Data shown
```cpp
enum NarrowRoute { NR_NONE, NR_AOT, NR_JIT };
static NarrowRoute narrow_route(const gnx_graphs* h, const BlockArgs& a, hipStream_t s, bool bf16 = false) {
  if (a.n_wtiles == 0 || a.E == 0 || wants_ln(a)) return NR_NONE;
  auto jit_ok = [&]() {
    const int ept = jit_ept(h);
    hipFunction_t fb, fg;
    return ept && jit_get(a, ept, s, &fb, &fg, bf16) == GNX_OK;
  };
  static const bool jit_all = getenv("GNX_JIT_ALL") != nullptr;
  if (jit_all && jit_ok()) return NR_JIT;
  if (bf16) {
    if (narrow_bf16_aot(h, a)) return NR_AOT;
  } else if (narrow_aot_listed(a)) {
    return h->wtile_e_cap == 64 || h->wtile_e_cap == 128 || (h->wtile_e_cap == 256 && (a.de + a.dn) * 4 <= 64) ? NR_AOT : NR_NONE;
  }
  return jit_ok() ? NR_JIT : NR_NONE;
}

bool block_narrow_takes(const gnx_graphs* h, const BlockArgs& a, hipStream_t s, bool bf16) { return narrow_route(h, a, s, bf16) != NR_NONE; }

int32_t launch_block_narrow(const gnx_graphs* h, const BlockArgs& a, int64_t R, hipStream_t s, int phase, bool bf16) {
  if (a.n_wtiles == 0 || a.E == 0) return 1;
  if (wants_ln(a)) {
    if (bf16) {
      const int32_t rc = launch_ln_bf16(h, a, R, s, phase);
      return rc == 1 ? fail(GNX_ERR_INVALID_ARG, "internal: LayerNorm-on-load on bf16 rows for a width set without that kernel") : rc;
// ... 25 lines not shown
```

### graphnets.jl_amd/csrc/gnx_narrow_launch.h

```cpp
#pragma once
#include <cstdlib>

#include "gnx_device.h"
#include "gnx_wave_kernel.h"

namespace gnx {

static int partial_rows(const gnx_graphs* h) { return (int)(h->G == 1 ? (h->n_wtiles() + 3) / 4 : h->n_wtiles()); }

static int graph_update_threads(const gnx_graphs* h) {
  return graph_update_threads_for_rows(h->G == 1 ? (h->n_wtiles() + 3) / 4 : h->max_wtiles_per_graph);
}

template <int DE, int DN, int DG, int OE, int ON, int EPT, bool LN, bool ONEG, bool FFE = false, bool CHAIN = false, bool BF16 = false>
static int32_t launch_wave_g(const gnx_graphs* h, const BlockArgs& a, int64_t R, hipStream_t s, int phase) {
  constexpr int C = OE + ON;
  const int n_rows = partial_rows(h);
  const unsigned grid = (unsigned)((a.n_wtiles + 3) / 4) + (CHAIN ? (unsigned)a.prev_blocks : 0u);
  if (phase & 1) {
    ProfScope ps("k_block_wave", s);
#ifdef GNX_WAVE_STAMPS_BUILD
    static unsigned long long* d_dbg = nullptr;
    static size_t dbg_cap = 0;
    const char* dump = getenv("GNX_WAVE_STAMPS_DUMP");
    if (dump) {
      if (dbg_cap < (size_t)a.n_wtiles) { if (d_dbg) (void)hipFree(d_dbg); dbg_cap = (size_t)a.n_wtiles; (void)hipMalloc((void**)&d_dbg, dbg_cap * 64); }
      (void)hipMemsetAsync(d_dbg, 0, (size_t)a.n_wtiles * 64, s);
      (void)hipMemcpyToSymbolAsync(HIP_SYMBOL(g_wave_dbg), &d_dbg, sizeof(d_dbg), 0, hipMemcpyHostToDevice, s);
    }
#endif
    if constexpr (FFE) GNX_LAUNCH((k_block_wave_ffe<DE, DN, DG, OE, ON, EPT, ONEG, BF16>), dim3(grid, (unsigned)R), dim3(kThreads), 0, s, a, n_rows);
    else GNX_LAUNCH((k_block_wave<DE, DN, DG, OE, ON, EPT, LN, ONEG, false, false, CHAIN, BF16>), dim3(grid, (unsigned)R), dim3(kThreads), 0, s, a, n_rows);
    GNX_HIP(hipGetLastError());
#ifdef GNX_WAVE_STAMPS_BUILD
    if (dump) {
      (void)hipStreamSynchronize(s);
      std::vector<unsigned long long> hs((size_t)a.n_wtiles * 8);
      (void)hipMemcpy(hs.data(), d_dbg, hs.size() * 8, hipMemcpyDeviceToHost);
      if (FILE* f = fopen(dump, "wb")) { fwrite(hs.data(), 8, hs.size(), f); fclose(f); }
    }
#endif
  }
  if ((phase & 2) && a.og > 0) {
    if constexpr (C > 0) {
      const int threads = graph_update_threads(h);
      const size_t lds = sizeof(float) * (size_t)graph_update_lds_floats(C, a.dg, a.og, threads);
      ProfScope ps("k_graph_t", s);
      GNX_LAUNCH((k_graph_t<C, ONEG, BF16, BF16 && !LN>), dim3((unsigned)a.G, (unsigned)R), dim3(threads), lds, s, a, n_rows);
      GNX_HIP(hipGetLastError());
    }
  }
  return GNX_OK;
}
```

The problem
This task calls for every entry above to be transcribed exactly.

Exercise output
```cpp
enum NarrowRoute { NR_NONE, NR_AOT, NR_JIT };
static NarrowRoute narrow_route(const gnx_graphs* h, const BlockArgs& a, hipStream_t s, bool bf16 = false) {
  if (a.n_wtiles == 0 || a.E == 0 || wants_ln(a)) return NR_NONE;
  auto jit_ok = [&]() {
    const int ept = jit_ept(h);
    hipFunction_t fb, fg;
    return ept && jit_get(a, ept, s, &fb, &fg, bf16) == GNX_OK;
  };
  static const bool jit_all = getenv("GNX_JIT_ALL") != nullptr;
  if (jit_all && jit_ok()) return NR_JIT;
  if (bf16) {
    if (narrow_bf16_aot(h, a)) return NR_AOT;
  } else if (narrow_aot_listed(a)) {
    return h->wtile_e_cap == 64 || h->wtile_e_cap == 128 || (h->wtile_e_cap == 256 && (a.de + a.dn) * 4 <= 64) ? NR_AOT : NR_NONE;
  }
  return jit_ok() ? NR_JIT : NR_NONE;
}

bool block_narrow_takes(const gnx_graphs* h, const BlockArgs& a, hipStream_t s, bool bf16) { return narrow_route(h, a, s, bf16) != NR_NONE; }

int32_t launch_block_narrow(const gnx_graphs* h, const BlockArgs& a, int64_t R, hipStream_t s, int phase, bool bf16) {
  if (a.n_wtiles == 0 || a.E == 0) return 1;
  if (wants_ln(a)) {
    if (bf16) {
      const int32_t rc = launch_ln_bf16(h, a, R, s, phase);
      return rc == 1 ? fail(GNX_ERR_INVALID_ARG, "internal: LayerNorm-on-load on bf16 rows for a width set without that kernel") : rc;
// ... 25 lines not shown
```

### graphnets.jl_amd/csrc/gnx_narrow_launch.h

```cpp
#pragma once
#include <cstdlib>

#include "gnx_device.h"
#include "gnx_wave_kernel.h"

namespace gnx {

static int partial_rows(const gnx_graphs* h) { return (int)(h->G == 1 ? (h->n_wtiles() + 3) / 4 : h->n_wtiles()); }

static int graph_update_threads(const gnx_graphs* h) {
  return graph_update_threads_for_rows(h->G == 1 ? (h->n_wtiles() + 3) / 4 : h->max_wtiles_per_graph);
}

template <int DE, int DN, int DG, int OE, int ON, int EPT, bool LN, bool ONEG, bool FFE = false, bool CHAIN = false, bool BF16 = false>
static int32_t launch_wave_g(const gnx_graphs* h, const BlockArgs& a, int64_t R, hipStream_t s, int phase) {
  constexpr int C = OE + ON;
  const int n_rows = partial_rows(h);
  const unsigned grid = (unsigned)((a.n_wtiles + 3) / 4) + (CHAIN ? (unsigned)a.prev_blocks : 0u);
  if (phase & 1) {
    ProfScope ps("k_block_wave", s);
#ifdef GNX_WAVE_STAMPS_BUILD
    static unsigned long long* d_dbg = nullptr;
    static size_t dbg_cap = 0;
    const char* dump = getenv("GNX_WAVE_STAMPS_DUMP");
    if (dump) {
      if (dbg_cap < (size_t)a.n_wtiles) { if (d_dbg) (void)hipFree(d_dbg); dbg_cap = (size_t)a.n_wtiles; (void)hipMalloc((void**)&d_dbg, dbg_cap * 64); }
      (void)hipMemsetAsync(d_dbg, 0, (size_t)a.n_wtiles * 64, s);
      (void)hipMemcpyToSymbolAsync(HIP_SYMBOL(g_wave_dbg), &d_dbg, sizeof(d_dbg), 0, hipMemcpyHostToDevice, s);
    }
#endif
    if constexpr (FFE) GNX_LAUNCH((k_block_wave_ffe<DE, DN, DG, OE, ON, EPT, ONEG, BF16>), dim3(grid, (unsigned)R), dim3(kThreads), 0, s, a, n_rows);
    else GNX_LAUNCH((k_block_wave<DE, DN, DG, OE, ON, EPT, LN, ONEG, false, false, CHAIN, BF16>), dim3(grid, (unsigned)R), dim3(kThreads), 0, s, a, n_rows);
    GNX_HIP(hipGetLastError());
#ifdef GNX_WAVE_STAMPS_BUILD
    if (dump) {
      (void)hipStreamSynchronize(s);
      std::vector<unsigned long long> hs((size_t)a.n_wtiles * 8);
      (void)hipMemcpy(hs.data(), d_dbg, hs.size() * 8, hipMemcpyDeviceToHost);
      if (FILE* f = fopen(dump, "wb")) { fwrite(hs.data(), 8, hs.size(), f); fclose(f); }
    }
#endif
  }
  if ((phase & 2) && a.og > 0) {
    if constexpr (C > 0) {
      const int threads = graph_update_threads(h);
      const size_t lds = sizeof(float) * (size_t)graph_update_lds_floats(C, a.dg, a.og, threads);
      ProfScope ps("k_graph_t", s);
      GNX_LAUNCH((k_graph_t<C, ONEG, BF16, BF16 && !LN>), dim3((unsigned)a.G, (unsigned)R), dim3(threads), lds, s, a, n_rows);
      GNX_HIP(hipGetLastError());
    }
  }
  return GNX_OK;
}
```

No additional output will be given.